I think for instance of a quadratic solver.
You have the generic equation:
'a.*X^2+b.*X+c.' stored somewhere

Then the user defines 'a', 'b' and 'c' to his liking.
Next time you operate on that expression, all 3 values will be immediately replaced, but not X, so you can display the final equation even if X has a value. Doing EVAL would also replace the X if it has any value. This way you control what gets replaced in the expression.
Currently, you'd need to make sure X doesn't exist in current or higher directories to get the equation.

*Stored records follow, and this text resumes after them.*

template <class CFG, int ACT, bool OUT_F32, bool OUT_PLANES, bool HAS_R, bool ROWTAB = false>
__global__ __launch_bounds__(CFG::THREADS, CFG::WGS * CFG::THREADS / 256) void gemm_f16x3_kernel(const GemmH3Params p) {
    extern __shared__ __attribute__((aligned(1024))) unsigned short smem3[];
    constexpr int BM = CFG::BM, BN = CFG::BN, BK = CFG::BK, STAGE = CFG::STAGE, NST = CFG::NST, NPL = CFG::NPL;
    constexpr int TM = CFG::TM, TN = CFG::TN, NW = CFG::WM * CFG::WN;
    constexpr int A_PLANE = CFG::A_PLANE, B_PLANE = CFG::B_PLANE;

    const int tid = threadIdx.x, lane = tid & 63, wave = __builtin_amdgcn_readfirstlane(tid >> 6), l31 = lane & 31, h = lane >> 5;
    const unsigned total_tiles = (unsigned)p.nwg * (unsigned)p.nz;
    const int wm0 = (wave / CFG::WN) * (32 * TM), wn0 = (wave % CFG::WN) * (32 * TN);

    struct Tile { int m0, n0, Mz, z, z1, z2; int64_t coff, aoff, boff; unsigned t; bool valid; };
    auto next_valid = [&](unsigned t) {
        Tile T;
        T.valid = false;
        for (; t < total_tiles; t += gridDim.x) {
            const H3Tile W = h3_tile_at(p, (int)t);
            T.m0 = W.tm * BM; T.n0 = W.tn * BN; T.z = W.z; T.z1 = W.z1; T.z2 = W.z2;
            T.Mz = p.ztab ? (int)p.ztab[2 * W.z1] : p.M;
            if (T.m0 < T.Mz) {
                T.coff = p.ztab ? p.ztab[2 * W.z1 + 1] : -1;
                T.aoff = W.z1 * p.sA + W.z2 * p.sA2 + (int64_t)T.m0 * (p.a_panel ? 16 : p.lda);
                T.boff = W.z2 * p.sB2 + (int64_t)T.n0 * (p.b_panel ? 16 : p.ldb);
                T.t = t; T.valid = true;
                break;
            }
        }
        return T;
    };

    constexpr int NI = CFG::A_INSTR + CFG::B_INSTR;
    constexpr int IPW = (NI + NW - 1) / NW;
    constexpr int A_SLOTS = CFG::A_INSTR / NW;
    constexpr int LAST_LIVE = NI - NW * (IPW - 1);
    static_assert(CFG::A_INSTR % NW == 0, "a slot is an A or a B instruction for every wave alike");
    static_assert(LAST_LIVE == NW || LAST_LIVE <= NW / 2, "the waves of group B have the same number of DMA instructions");
    const bool last_live = LAST_LIVE == NW || wave < LAST_LIVE;
#define H3_LIVE(i) ((i) < IPW - 1 || last_live)
    const char* src[IPW][NPL];
    unsigned voff[IPW];
    int ldsoff[IPW];
    int pc = 0;
    const H3KStep a_step = h3_kstep(p.a_panel ? (int64_t)(p.a_panel_rows > 0 ? p.a_panel_rows : p.M) * 16 : 16, p.a_tap_panels, 2);
    const int64_t b_step = 2 * (p.b_panel ? (int64_t)(p.b_panel_rows > 0 ? p.b_panel_rows : p.N) * 16 : 16);
#pragma unroll
    for (int i = 0; i < IPW; ++i) {
        const int jj = i < A_SLOTS ? wave + NW * i : wave + NW * i - CFG::A_INSTR;
        ldsoff[i] = i < A_SLOTS ? jj * 512 : NPL * A_PLANE + jj * 512;
    }
    auto set_tile = [&](const Tile& T) {
        pc = 0;
#pragma unroll
        for (int i = 0; i < IPW; ++i) {
            const bool isA = i < A_SLOTS;
            const int jj = isA ? wave + NW * i : wave + NW * i - CFG::A_INSTR;
            const int row = 32 * jj + (lane >> 1);
            const int dch = (lane & 1) ^ ((row >> 3) & 1);
            const int rr = isA ? ((T.m0 + row < T.Mz) ? row : T.Mz - 1 - T.m0)
                               : ((T.n0 + row < p.N) ? row : p.N - 1 - T.n0);
            const int64_t rs = isA ? (p.a_panel ? 16 : p.lda) : (p.b_panel ? 16 : p.ldb);
            voff[i] = 2u * ((unsigned)rr * (unsigned)rs + 8u * dch);
            const unsigned short* base = isA ? p.A + T.aoff : p.B + T.boff;
#pragma unroll
            for (int pl = 0; pl < NPL; ++pl)
                src[i][pl] = reinterpret_cast<const char*>(base + pl * (isA ? p.a_plane : p.b_plane));
        }
    };
#define H3_DMA(ST)                                                                                              \
    do {                                                                                                        \
        _Pragma("unroll") for (int i = 0; i < IPW; ++i) {                                                       \
            if (H3_LIVE(i)) {                                                                                   \
                _Pragma("unroll") for (int pl = 0; pl < NPL; ++pl)                                              \
                    __builtin_amdgcn_global_load_lds(H3_ADDR(src[i][pl], voff[i]),                              \
                        (lds_ptr3)(smem3 + (ST) + ldsoff[i] + pl * (i < A_SLOTS ? A_PLANE : B_PLANE)), 16, 0, 0); \
            }                                                                                                   \
        }                                                                                                       \
    } while (0)
#define H3_ADVANCE()                                                                                            \
    do {                                                                                                        \
        const int64_t a_inc_ = h3_kstep_next(a_step, pc);                                                       \
        _Pragma("unroll") for (int i = 0; i < IPW; ++i)                                                         \
            _Pragma("unroll") for (int pl = 0; pl < NPL; ++pl) src[i][pl] += i < A_SLOTS ? a_inc_ : b_step;     \
    } while (0)
    const int nk = p.K / BK;
    auto prefetch = [&](const Tile& T) {
        set_tile(T);
        H3_DMA(0);
        if (nk > 1) {
            H3_ADVANCE();
            H3_DMA(STAGE);
            H3_ADVANCE();
        }
    };

    static_assert(NST == 3 && TM % 2 == 0, "the staggered loop needs three stages and an even number of m-tiles");
    const int grpB = wave >= NW / 2 ? 1 : 0;
    constexpr int NDMA_B = NPL * (LAST_LIVE == NW ? IPW : IPW - 1);
    constexpr int HM = TM / 2;
    constexpr int PATCH_LD = 36;
    float* patch = reinterpret_cast<float*>(smem3 + (CFG::PATCH_IN_STAGE2 ? 2 : NST) * STAGE) + wave * (32 * PATCH_LD);

    constexpr int TPT = (BM + BN + CFG::THREADS - 1) / CFG::THREADS;
    float* tab0 = reinterpret_cast<float*>(smem3 + NST * STAGE) + (CFG::PATCH_IN_STAGE2 ? 0 : NW * (32 * PATCH_LD));
    float* tab1 = tab0 + (BM + BN);
    int* tab_slot = reinterpret_cast<int*>(tab1 + (BM + BN));
    int* tab_dest = tab_slot + BM;
    float e0[TPT], e1[TPT];
    int e_slot[TPT], e_dest[TPT];
    auto load_epi = [&](const Tile& T) {
#pragma unroll
        for (int u = 0; u < TPT; ++u) {
            const int i = tid + u * CFG::THREADS;
            e0[u] = 1.0f; e1[u] = 0.0f;
            if (i < BM) {
                const int row = T.m0 + i < T.Mz ? T.m0 + i : T.Mz - 1;
                if (ROWTAB) {
                    const int2 rt = reinterpret_cast<const int2*>(p.row_tab)[row];
                    e_slot[u] = rt.x; e_dest[u] = rt.y;
                    e0[u] = p.a_scale[rt.x];
                    e1[u] = (OUT_PLANES && p.Cp) ? p.c_scale[rt.x] : 1.0f;
                } else {
                    e0[u] = p.a_scale[(int64_t)T.z1 * p.a_scale_zs + (int64_t)row * p.a_scale_ms];
                    e1[u] = (OUT_PLANES && p.Cp) ? p.c_scale[(int64_t)T.z1 * p.c_scale_zs + (int64_t)row * p.c_scale_ms] : 1.0f;
                }
            } else if (i < BM + BN) {
                const int col = T.n0 + i - BM;
                e0[u] = col < p.N ? p.b_scale[T.z2 * p.sBias2 + col] : 1.0f;
                e1[u] = (p.bias && col < p.N) ? p.bias[T.z2 * p.sBias2 + col] : 0.0f;
            }
        }
    };
    Tile cur = next_valid(blockIdx.x);
    if (!cur.valid) return;
    load_epi(cur);
    prefetch(cur);

    while (true) {
    const Tile nxt = next_valid(cur.t + gridDim.x);
    f32x16 acc[TM][TN];
#pragma unroll
    for (int i = 0; i < TM; ++i)
#pragma unroll
        for (int j = 0; j < TN; ++j)
#pragma unroll
            for (int e = 0; e < 16; ++e) acc[i][j][e] = 0.0f;

    int s0 = 0, s1 = STAGE, s2 = 2 * STAGE;
    auto ktile = [&](auto refill_c, auto grpb_c) __attribute__((always_inline)) {
        constexpr bool REFILL = decltype(refill_c)::value, GRPB = decltype(grpb_c)::value;
        if (!GRPB) asm volatile("s_waitcnt vmcnt(0)" ::: "memory");
        __builtin_amdgcn_s_barrier();
        asm volatile("" ::: "memory");
        const unsigned short* img = smem3 + s0;
        f16x8 bf[TN][NPL];
#pragma unroll
        for (int nt = 0; nt < TN; ++nt) {
            const int row = wn0 + nt * 32 + l31;
            const int off = row * BK + ((h ^ ((row >> 3) & 1)) << 3);
#pragma unroll
            for (int pl = 0; pl < NPL; ++pl) bf[nt][pl] = *reinterpret_cast<const f16x8*>(&img[NPL * A_PLANE + pl * B_PLANE + off]);
        }
        if (REFILL) {
            H3_DMA(GRPB ? s2 : s1);
            H3_ADVANCE();
        }
        f16x8 afp[NPL];
#pragma unroll
        for (int mt = 0; mt < TM; ++mt) {
            f16x8 af[NPL];
            if (mt == HM) {
#pragma unroll
                for (int pl = 0; pl < NPL; ++pl) af[pl] = afp[pl];
            } else {
                const int row = wm0 + mt * 32 + l31;
                const int off = row * BK + ((h ^ ((row >> 3) & 1)) << 3);
#pragma unroll
                for (int pl = 0; pl < NPL; ++pl) af[pl] = *reinterpret_cast<const f16x8*>(&img[pl * A_PLANE + off]);
            }
            if (mt == HM - 1) {
                const int row = wm0 + HM * 32 + l31;
                const int off = row * BK + ((h ^ ((row >> 3) & 1)) << 3);
#pragma unroll
                for (int pl = 0; pl < NPL; ++pl) afp[pl] = *reinterpret_cast<const f16x8*>(&img[pl * A_PLANE + off]);
            }
#pragma unroll
            for (int nt = 0; nt < TN; ++nt) {
                f32x16 c = acc[mt][nt];
                c = __builtin_amdgcn_mfma_f32_32x32x16_f16(af[1], bf[nt][0], c, 0, 0, 0);
                c = __builtin_amdgcn_mfma_f32_32x32x16_f16(af[0], bf[nt][1], c, 0, 0, 0);
                c = __builtin_amdgcn_mfma_f32_32x32x16_f16(af[0], bf[nt][0], c, 0, 0, 0);
                acc[mt][nt] = c;
            }
            if (mt == HM - 1) {
                if (GRPB) asm volatile("s_waitcnt vmcnt(%0)" ::"n"(REFILL ? NDMA_B : 0) : "memory");
                __builtin_amdgcn_s_barrier();
                asm volatile("" ::: "memory");
            }
        }
        const int s_ = s0; s0 = s1; s1 = s2; s2 = s_;
    };
    constexpr std::true_type YES{};
    constexpr std::false_type NO{};
    asm volatile("s_waitcnt vmcnt(0)" ::: "memory");
    if (!grpB) {
        ktile(NO, NO);
        for (int kt = 1; kt < nk - 1; ++kt) ktile(YES, NO);
        if (nk > 1) ktile(NO, NO);
        __builtin_amdgcn_s_barrier();
    } else {
        __builtin_amdgcn_s_barrier();
        for (int kt = 0; kt < nk - 2; ++kt) ktile(YES, YES);
        if (nk > 1) ktile(NO, YES);
        ktile(NO, YES);
    }

    const Tile done = cur;
    constexpr int CW = (OUT_PLANES && !OUT_F32) ? 8 : 4, LPR = 32 / CW, RPI = 64 / LPR, NQ = 32 / RPI;
    const int lr = lane / LPR, c4 = CW * (lane % LPR);
    float4 r4[4];
    auto load_r = [&](int mt, int nt) {
        const int tn = done.n0 + wn0 + nt * 32, tm = done.m0 + wm0 + mt * 32;
        const float* Rt = p.R + (int64_t)done.z * p.sR + (int64_t)tm * p.ldr + tn + c4;
#pragma unroll
        for (int q = 0; q < 4; ++q) {
            const bool ok = (tn + c4) < p.N && (tm + 8 * q + lr) < done.Mz;
            r4[q] = (ok && p.R) ? *reinterpret_cast<const float4*>(Rt + (8 * q + lr) * (int)p.ldr) : make_float4(0.f, 0.f, 0.f, 0.f);
        }
    };
#pragma unroll
    for (int u = 0; u < TPT; ++u) {
        const int i = tid + u * CFG::THREADS;
        if (i < BM + BN) { tab0[i] = e0[u]; tab1[i] = e1[u]; }
        if (ROWTAB && i < BM) { tab_slot[i] = e_slot[u]; tab_dest[i] = e_dest[u]; }
    }
    if (HAS_R) load_r(0, 0);

    __syncthreads();
    cur = nxt;
    if (cur.valid) {
        prefetch(cur);
        load_epi(cur);
    }

    {
    const int m0 = done.m0, n0 = done.n0, Mz = done.Mz;
    const int64_t z = done.z, z1 = done.z1, z2 = done.z2;
    static_assert(!HAS_R || CW == 4, "the residual comes with the fp32 output");
#pragma unroll
    for (int mt = 0; mt < TM; ++mt) {
        const int tm = m0 + wm0 + mt * 32;
        float asi[NQ], csc[NQ], row_amax[NQ];
        int drow[NQ];
#pragma unroll
        for (int q = 0; q < NQ; ++q) {
            asi[q] = p.alpha * pow2_inverse(tab0[wm0 + mt * 32 + RPI * q + lr]);
            csc[q] = tab1[wm0 + mt * 32 + RPI * q + lr];
            row_amax[q] = 0.0f;
            drow[q] = ROWTAB ? tab_dest[wm0 + mt * 32 + RPI * q + lr] : tm + RPI * q + lr;
        }
#pragma unroll
        for (int nt = 0; nt < TN; ++nt) {
            const int tn = n0 + wn0 + nt * 32;
            const int gc = tn + c4;
            const bool c_ok = gc < p.N;
            float bsi[CW], bias4[CW];
#pragma unroll
            for (int j4 = 0; j4 < CW / 4; ++j4) {
                const float4 bs4 = *reinterpret_cast<const float4*>(tab0 + BM + wn0 + nt * 32 + c4 + 4 * j4);
                const float4 bi4 = *reinterpret_cast<const float4*>(tab1 + BM + wn0 + nt * 32 + c4 + 4 * j4);
                bsi[4 * j4] = pow2_inverse(bs4.x); bsi[4 * j4 + 1] = pow2_inverse(bs4.y);
                bsi[4 * j4 + 2] = pow2_inverse(bs4.z); bsi[4 * j4 + 3] = pow2_inverse(bs4.w);
                bias4[4 * j4] = bi4.x; bias4[4 * j4 + 1] = bi4.y; bias4[4 * j4 + 2] = bi4.z; bias4[4 * j4 + 3] = bi4.w;
            }
            constexpr int LAST = TM * TN - 1;
            const int sub = mt * TN + nt;
#pragma unroll
            for (int e = 0; e < 16; ++e) patch[(4 * h + (e & 3) + 8 * (e >> 2)) * PATCH_LD + l31] = acc[mt][nt][e];
            __builtin_amdgcn_fence(__ATOMIC_RELEASE, "wavefront");
            __builtin_amdgcn_wave_barrier();
            __builtin_amdgcn_fence(__ATOMIC_ACQUIRE, "wavefront");
            float v[NQ][CW];
#pragma unroll
            for (int q = 0; q < NQ; ++q)
#pragma unroll
                for (int j4 = 0; j4 < CW / 4; ++j4) {
                    const float4 t4 = *reinterpret_cast<const float4*>(patch + (RPI * q + lr) * PATCH_LD + c4 + 4 * j4);
                    v[q][4 * j4] = t4.x; v[q][4 * j4 + 1] = t4.y; v[q][4 * j4 + 2] = t4.z; v[q][4 * j4 + 3] = t4.w;
                }
            __builtin_amdgcn_wave_barrier();
#pragma unroll
            for (int q = 0; q < NQ; ++q) {
                float rv[4] = {0.f, 0.f, 0.f, 0.f};
                if (HAS_R) { rv[0] = r4[q % 4].x; rv[1] = r4[q % 4].y; rv[2] = r4[q % 4].z; rv[3] = r4[q % 4].w; }
#pragma unroll
                for (int j = 0; j < CW; ++j) {
                    float y = v[q][j] * (asi[q] * bsi[j]) + bias4[j];
                    if (HAS_R) y += rv[j % 4];
                    if (ACT == ACT_SILU) y = y / (1.0f + expf(-y));
                    v[q][j] = y;
                    if (ACT == ACT_GELU && (j & 1)) {
                        const gelu_f32x2 g2 = gelu_pair(gelu_f32x2{v[q][j - 1], v[q][j]});
                        v[q][j - 1] = g2.x; v[q][j] = g2.y;
                    }
                    if (ACT != ACT_NONE && (j & 3) == 3) __builtin_amdgcn_sched_barrier(0);
                }
            }
            if (HAS_R && sub < LAST) load_r((sub + 1) / TN, (sub + 1) % TN);
#pragma unroll
            for (int q = 0; q < NQ; ++q) {
                const int row = drow[q];
                const bool ok = c_ok && tm + RPI * q + lr < Mz && (!ROWTAB || row >= 0);
                if (p.amax_out && ok && gc >= p.amax_col_min) {
#pragma unroll
                    for (int j = 0; j < CW; ++j) row_amax[q] = fmaxf(row_amax[q], fabsf(v[q][j]));
                }
                if (ok) {
                    if (OUT_F32 && p.C) *reinterpret_cast<float4*>(p.C + (done.coff >= 0 ? done.coff : z1 * p.sC) + z2 * p.sC2 + (int64_t)row * p.ldc + gc) =
                        make_float4(v[q][0], v[q][1], v[q][2], v[q][3]);
                    if (OUT_PLANES && p.Cp) {
                        const float cs = csc[q];
                        unsigned short hh[CW], ll[CW];
#pragma unroll
                        for (int j = 0; j < CW; ++j) split2(v[q][j] * cs, hh[j], ll[j]);
                        unsigned short* Pt = p.cp_panel ? p.Cp + (int64_t)(gc >> 4) * ((int64_t)p.M * 16) + (int64_t)row * 16 + (gc & 15)
                                                        : p.Cp + z * p.sCp + (int64_t)row * p.ldcp + gc;
                        if (CW == 8) {
                            *reinterpret_cast<uint4*>(Pt) = make_uint4(hh[0] | ((unsigned)hh[1] << 16), hh[2] | ((unsigned)hh[3] << 16),
                                                                      hh[4 % CW] | ((unsigned)hh[5 % CW] << 16), hh[6 % CW] | ((unsigned)hh[7 % CW] << 16));
                            *reinterpret_cast<uint4*>(Pt + p.c_plane) = make_uint4(ll[0] | ((unsigned)ll[1] << 16), ll[2] | ((unsigned)ll[3] << 16),
                                                                                  ll[4 % CW] | ((unsigned)ll[5 % CW] << 16), ll[6 % CW] | ((unsigned)ll[7 % CW] << 16));
                        } else {
                            *reinterpret_cast<uint2*>(Pt) = make_uint2(hh[0] | ((unsigned)hh[1] << 16), hh[2] | ((unsigned)hh[3] << 16));
                            *reinterpret_cast<uint2*>(Pt + p.c_plane) = make_uint2(ll[0] | ((unsigned)ll[1] << 16), ll[2] | ((unsigned)ll[3] << 16));
                        }
                    }
                }
            }
        }
        if (p.amax_out) {
#pragma unroll
            for (int q = 0; q < NQ; ++q) {
                const int row = tm + RPI * q + lr;
                const bool r_ok = row < Mz && (!ROWTAB || drow[q] >= 0);
                const int slot = !r_ok ? -1 : ROWTAB ? tab_slot[wm0 + mt * 32 + RPI * q + lr]
                                                     : (int)(z1 * p.amax_zs) + (p.amax_row_slot ? p.amax_row_slot[row] : 0);
                unsigned long long todo = __ballot(r_ok);
                while (todo) {
                    const int first = __ffsll((long long)todo) - 1;
                    const int s0 = __shfl(slot, first, 64);
                    const bool mine = r_ok && slot == s0;
                    float mx = mine ? row_amax[q] : 0.0f;
#pragma unroll
                    for (int o = 32; o >= 1; o >>= 1) mx = fmaxf(mx, __shfl_xor(mx, o, 64));
                    if (lane == first && mx > 0.0f) atomicMax(p.amax_out + s0, __float_as_uint(mx));
                    todo &= ~__ballot(mine);
                }
            }
        }
    }
    }
    if (!cur.valid) break;
    }
#undef H3_DMA
#undef H3_ADVANCE
#undef H3_LIVE
}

(10-25-2015 11:31 AM)Han Wrote:  But even with the feature, I am not sure it would be used as described. If I wanted immediate substitution, I imagine that I would still end up double checking the value of Y prior to having the calculator actually include it into a formula. So a quick RCL of the contents of Y would most likely occur -- and at this point I may as well just build my formula with the Y value already on the stack.

Ah, but you are thinking interactively only. The dot in the expression is most useful when executed inside a program, since the mere presence of the symbolic in the runstream would trigger the replacement. Without the dot, you'd have to break down the expression in the program so you can evaluate the different parts and then reconstruct the symbolic.

Think of my example above:
Currently:
<< a 'X^2' * b 'X' * + c + >>
Proposed:
<< 'a.*X^2+b.*X+c.' >>

They produce the same result.

In the HP48, one could type 'X.' and get an 2-character identifier whose name is X followed by a period. This would break in newRPL. I am not suggesting this feature would not be useful. However, I think that the feature can be achieved in a different way. When the command line is active, using left or right shift with a variable will insert: 'VARNAME' RCL or 'VARNAME' STO depending on the shift. I recommend that the these key combinations instead reveal what is stored in the variable (maybe a preview) using the status area at the bottom, or (via the other shift) recall the contents into the program area. Thus, the "." operation can be achieved by pressing the [VAR] key, finding the variable, previewing its contents if necessary, and inserting the content of a directly into the command line.

OR

You could optionally make the "." operation a key sequence that only works with a command line present. So the idea of immediate substitution could even happen DURING edit mode as opposed to after hitting the ENTER key. This would be even more useful because you can determine whether or not the content of the variable is in fact what you wanted (as opposed to having to go back into the program and check the code to see if it was right).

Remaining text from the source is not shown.